The assessment of alcoholic hepatitis remains controversial. Several scores have been developed or used for this purpose.

AIM:

To study the use of the Glasgow Alcoholic Hepatitis Score (GAHS), the Discriminant Function (DF), Model for End-Stage Liver Disease (MELD) and the ABIC (age, bilirubin, INR and creatinine) scores as well as scores to assess corticosteroid response in the management of alcoholic hepatitis.

METHODS:

A total of 182 patients were studied prospectively. The GAHS, MELD, ABIC and DF scores were recorded on admission and serially over the first week of hospital management. Treatment with corticosteroids or pentoxifylline was considered if the GAHS was ≥9.

RESULTS:

There were no differences in outcome between favourable scores as per recommended cut-off points. Patients with a GAHS<9 had similar outcome whether their MELD, DF or ABIC scores were favourable or unfavourable. Treated patients with a GAHS≥9 had a significantly better 90-day outcome than those who did not: 58% and 30% respectively, P = 0.01; HR 0.33 (0.14, 0.78).

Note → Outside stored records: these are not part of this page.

# MisEty/GPS-SLAM

Measured on AMD Instinct MI355X. Metric: SLAM frames/sec @640x480, ~200k Gaussians; render PSNR vs ref, higher is better.
Workload: dtype f32; 1 GPU; synthetic RGB-D SLAM frames, independent scene per GPU; env_overrides=, full=False, schedule=overlap, windows=1, local_opt_interval=10, local_opt_iters=20, use_gt_pose=False, prologue_frames=25

## Files before the change

### gps_slam_amd/_lib.py

```python
import ctypes as C
import os

_HERE = os.path.dirname(os.path.abspath(__file__))
_LIBPATH = os.path.join(_HERE, "libgpsslam_hip.so")
_lib = None

vp, i32, i64, f32, f64 = C.c_void_p, C.c_int, C.c_int64, C.c_float, C.c_double


class TsdfState(C.Structure):
    _fields_ = [("width", i32), ("height", i32), ("fx", f32), ("fy", f32), ("cx", f32), ("cy", f32),
                ("voxel_size", f32), ("mu", f32), ("view_frustum_min", f32), ("view_frustum_max", f32),
                ("max_w", i32), ("n_blocks", i32), ("n_buckets", i32), ("n_excess", i32),
                ("vba", vp), ("vba_alloc_list", vp), ("hash", vp), ("excess_list", vp), ("counters", vp),
                ("alloc_prio", vp), ("scan_scratch", vp), ("visible_type", vp), ("visible_ids", vp), ("depth", vp),
                ("rgb", vp), ("minmax", vp), ("raycast", vp), ("icp_points", vp), ("icp_normals", vp),
                ("fv_visible_ids", vp), ("fv_minmax", vp), ("fv_raycast", vp), ("fv_colour", vp)]


class TsdfView(C.Structure):
    _fields_ = [("M", f32 * 16), ("invM", f32 * 16), ("fx", f32), ("fy", f32), ("cx", f32), ("cy", f32),
                ("visible_ids", vp), ("minmax", vp), ("raycast", vp), ("colour", vp), ("scratch", vp), ("counters", vp),
                ("w2c", f32 * 16), ("color_map", vp), ("vertex_map", vp), ("confidence_map", vp), ("depth_map", vp),
                ("depth_map_clamped", vp)]
# ... 52 lines not shown
    "gps_ssim_bwd": (i32, [i32, i32, i32, i32, i32, vp, vp, vp, vp, vp, vp, vp, vp]),
    "gps_upload_floats": (i32, [vp, vp, i32, vp]),
    "gps_isect_tiles": (i32, [i32, vp, vp, vp, i32, i32, i32, i64, vp, vp, vp, vp, vp, vp, i64, vp]),
    "gps_raster_raw_fwd": (i32, [i32, vp, vp, vp, vp, vp, i32, i32, i32, vp, vp, vp, vp, vp, vp, vp]),
    "gps_raster_raw_bwd": (i32, [i32, vp, vp, vp, vp, vp, i32, i32, i32, vp, vp, vp, vp, vp, vp, vp, vp, vp, vp, vp, vp,
                                 vp]),
    "gps_raster_ges_fwd": (i32, [i32, vp, vp, vp, vp, vp, i32, i32, i32, vp, vp, vp, f32, vp, vp, vp, vp]),
    "gps_raster_ges_bwd_gs": (i32, [i32, vp, vp, vp, vp, vp, vp, i32, i32, vp, vp, vp, f32, vp, vp, vp, vp, vp, vp,
                                    i32, vp]),
    "gps_raster_ges_bwd_strips": (i32, [i32, vp, vp, vp, vp, i32, vp, vp, i32, i32, vp, vp]),
    "gps_set_frame_chain_reserve": (None, [i32]),
    "gps_set_raster_fwd_persistent": (None, [i32]),

    "gps_raster_pack_records": (i32, [i32, vp, vp, vp, vp, vp, vp, vp]),
    "gps_raster_pair_image": (i32, [i32, i32, vp, vp, f32, vp, vp]),
    "gps_raster_ges_bwd_exact": (i32, [i32, vp, vp, vp, vp, vp, i32, i32, i32, vp, vp, vp, f32, vp, vp, vp, vp, vp, vp, vp]),
    "gps_compose_l1": (i32, [i32, i32, vp, vp, vp, vp, vp, vp, vp, vp, vp, vp, vp]),
    "gps_adam_step": (i32, [C.POINTER(AdamSegment), i32, f64, f64, f64, i32, vp]),
    "gps_loss_terms_workspace_floats": (i64, [i32, i32]),
    "gps_loss_terms": (i32, [i32, i32, vp, vp, vp, vp, vp, f32, vp, vp, f32, f32, vp, vp, vp, vp, vp, vp, vp, vp, vp]),
    "gps_loss_terms_exposure_partials": (i64, [i32, i32]),
    "gps_loss_terms_exposure": (i32, [i32, i32, vp, vp, vp, vp, vp, f32, vp, vp, f32, f32, vp, vp, vp, vp, vp, vp, vp, vp, vp, vp,
                                      vp]),
    "gps_exposure_slab_floats": (i64, [i32, i32]),
    "gps_compose_exposure": (i32, [i32, i32, vp, vp, vp, vp, vp, vp, vp, vp]),
    "gps_exposure_fwd": (i32, [i32, vp, vp, vp, vp]),
    "gps_exposure_bwd": (i32, [i32, vp, vp, vp, vp, vp, vp]),
    "gps_exposure_reduce": (i32, [vp, i32, i32, i32, vp, vp]),
    "gps_gauss_preprocess_fwd": (i32, [i32, i32, i32, vp, vp, vp, vp, vp, vp, vp, vp, vp, i32, i32, f32, f32, f32, f32,
                                       i32, vp, vp, vp, vp, vp, vp, vp, vp]),
    "gps_raster_ges_fwd_rec": (i32, [i32, vp, vp, i32, i32, vp, vp, vp, f32, vp, vp, vp]),
    "gps_raster_ges_fwd_rec_ordered": (i32, [i32, vp, vp, i32, i32, vp, vp, vp, f32, vp, vp, vp, vp]),
    "gps_isect_workspace_tile_order": (vp, [vp, i32, i64]),
    "gps_gauss_preprocess_bwd": (i32, [i32, i32, i32, vp, vp, vp, vp, vp, vp, vp, vp, vp, i32, i32, f32, vp, vp, vp, vp,
                                       vp, vp, vp, vp, vp, vp, vp, vp, vp]),
    "gps_gauss_preprocess_bwd_adam": (i32, [i32, i32, i32, vp, vp, vp, vp, vp, vp, vp, vp, vp, i32, i32, f32, vp, vp, vp,
                                            vp, vp, vp, vp, vp, vp, vp, vp, vp, vp, vp, f64, vp, f64, f64, f64, i32, vp]),
    "gps_tsdf_scratch_bytes": (i64, [i32, i32, i32, i32]),
    "gps_tsdf_reset": (i32, [C.POINTER(TsdfState), vp]),
    "gps_tsdf_rebuild_index": (i32, [C.POINTER(TsdfState), vp]),
    "gps_tsdf_mesh_workspace_bytes": (i64, [C.POINTER(TsdfState)]),
    "gps_tsdf_mesh_scene": (i32, [C.POINTER(TsdfState), i64, vp, vp, vp, i64, vp]),
    "gps_track_config_init": (i32, [C.POINTER(TrackConfig), C.c_char_p, i32, i32, f32, f32, f32, f32, i32, i32]),
    "gps_track_state_reset": (i32, [C.POINTER(TrackState)]),
    "gps_track_arg_line_alloc": (i32, [C.POINTER(vp)]),
    "gps_track_arg_line_free": (i32, [vp]),
    "gps_track_scratch_bytes": (i64, [i32, i32]),
    "gps_track_poll_profile": (i32, [vp, i32, i32, vp, vp]),
    "gps_track_poll_phases": (i32, [vp, i32, i32, vp, vp]),
    "gps_tsdf_track_camera": (i32, [C.POINTER(TsdfState), C.POINTER(TrackConfig), C.POINTER(TrackState), vp, i64, vp]),
    "gps_tsdf_process_frame_tracked": (i32, [C.POINTER(TsdfState), vp, C.POINTER(TrackConfig), C.POINTER(TrackState), vp, i64,
                                             vp]),
    "gps_tsdf_process_frame_tracked_gated": (i32, [C.POINTER(TsdfState), vp, C.POINTER(TrackConfig), C.POINTER(TrackState), vp, i64,
                                                   vp, vp, vp]),
    "gps_tsdf_convert_depth": (i32, [C.POINTER(TsdfState), vp, vp]),
    "gps_tsdf_allocate": (i32, [C.POINTER(TsdfState), vp, vp, vp]),
    "gps_tsdf_integrate": (i32, [C.POINTER(TsdfState), vp, vp]),
    "gps_tsdf_expected_depths": (i32, [C.POINTER(TsdfState), vp, i32, vp]),
    "gps_tsdf_expected_depths_partial": (i32, [C.POINTER(TsdfState), vp, i32, vp]),
    "gps_tsdf_raycast": (i32, [C.POINTER(TsdfState), vp, i32, i32, vp]),
    "gps_tsdf_expected_depths_and_raycast": (i32, [C.POINTER(TsdfState), vp, vp, i32, i32, vp]),
    "gps_tsdf_icp_maps": (i32, [C.POINTER(TsdfState), vp, vp]),
    "gps_tsdf_ray_stats": (i32, [C.POINTER(TsdfState), vp]),
    "gps_tsdf_ray_wave_rows": (i32, [C.POINTER(TsdfState), vp, i32, vp]),
    "gps_tsdf_find_visible": (i32, [C.POINTER(TsdfState), vp, vp]),
    "gps_tsdf_render_colour": (i32, [C.POINTER(TsdfState), vp]),
# ... 71 lines not shown
```

### gps_slam_amd/csrc/splat_bin.hpp

```cpp
#pragma once
#include "common.hpp"

namespace gps {

constexpr int BIN_BLOCK = 256;

struct TileBox { uint32_t x0, y0, x1, y1; };

__device__ __forceinline__ TileBox tile_bbox(float mx, float my, int radius_i, int tile_size, int tw, int th) {
    float radius = (float)radius_i;
    float ts = (float)tile_size;
    float tr = radius / ts, tx = mx / ts, ty = my / ts;
    TileBox b;
    float fx0 = floorf(tx - tr), fy0 = floorf(ty - tr), fx1 = ceilf(tx + tr), fy1 = ceilf(ty + tr);
    b.x0 = (uint32_t)fminf(fmaxf(fx0, 0.f), (float)tw);
    b.y0 = (uint32_t)fminf(fmaxf(fy0, 0.f), (float)th);
    b.x1 = (uint32_t)fminf(fmaxf(fx1, 0.f), (float)tw);
    b.y1 = (uint32_t)fminf(fmaxf(fy1, 0.f), (float)th);
    return b;
}

__device__ __forceinline__ void tile_group_count(float mx, float my, int r, int tile_size, int tw, int th, int& tiles, int& groups) {
    TileBox b = tile_bbox(mx, my, r, tile_size, tw, th);
    tiles = (int)((b.y1 - b.y0) * (b.x1 - b.x0));
    float rf = (float)r;
    groups = (int)((4 * rf * rf + 32 - 1) / 32);
}

constexpr int SB_MAX = 512;
constexpr int SB_MAX_TILES = 4096;
constexpr int BWD_CLASSES = GPS_BWD_CLASSES;
constexpr int BWD_BANDS = 16;
constexpr int BWD_KEYS = BWD_CLASSES * BWD_BANDS;
struct SbTables {
    uint32_t* C;
    uint32_t* P;
    uint32_t* tile_total;
    int32_t* cls_count;
    int32_t* cls_prefix;
    int sb_shift;
    int32_t* tile_order;
};
bool map_runs_beside_frame_chain();
int frame_chain_reserve_bits();
bool sb_supported(int N, int tile_width, int tile_height);
int sb_tables_clear(const struct SbTables& t, gps_stream stream);
__host__ __device__ inline int sb_shift_for(int N) {
    int s = 0;
    while ((((int64_t)N + 255) / 256 + ((int64_t)1 << s) - 1) >> s > SB_MAX) s++;
    return s;
}
__host__ __device__ inline int bwd_class(int r) { return r <= 4 ? 0 : r <= 8 ? 1 : r <= 16 ? 2 : r <= 32 ? 3 : 4; }
__host__ __device__ inline int bwd_key(int r, int n_tiles, unsigned y0, int th) {
    const int band = n_tiles > 0 ? (int)(y0 * (unsigned)BWD_BANDS / (unsigned)(th > 0 ? th : 1)) : 0;
    return bwd_class(r) * BWD_BANDS + (band < BWD_BANDS ? band : BWD_BANDS - 1);
}

struct BinCountOut {
    int32_t *tiles_per_gauss, *groups_per_gauss, *blk_tiles, *blk_groups, *blk_vis;
    int tile_size, tw, th;
    SbTables sb;
};
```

Patients treated with corticosteroids who had a fall in bilirubin of 25% after a week of treatment had an improved survival: 82% compared with 44% [P = 0.0005: HR 3.70 (1.77, 7.73)]. The Lille Score or a 25% fall in bilirubin had greater sensitivities than an early change in bilirubin level (95% and 90% compared with 58%) to assess treatment response.

CONCLUSIONS:

In this single-centre study, a GAHS ≥9 identified patients who may benefit from treatment of alcoholic hepatitis. Intention-to-treat randomised-controlled trials using a GAHS ≥9 as the threshold for treatment are needed to validate these findings. Response to corticosteroids can be assessed using the Lille Score or by a 25% fall in bilirubin.

PMID:
23879668
DOI:
10.1111/apt.12414
[Indexed for MEDLINE]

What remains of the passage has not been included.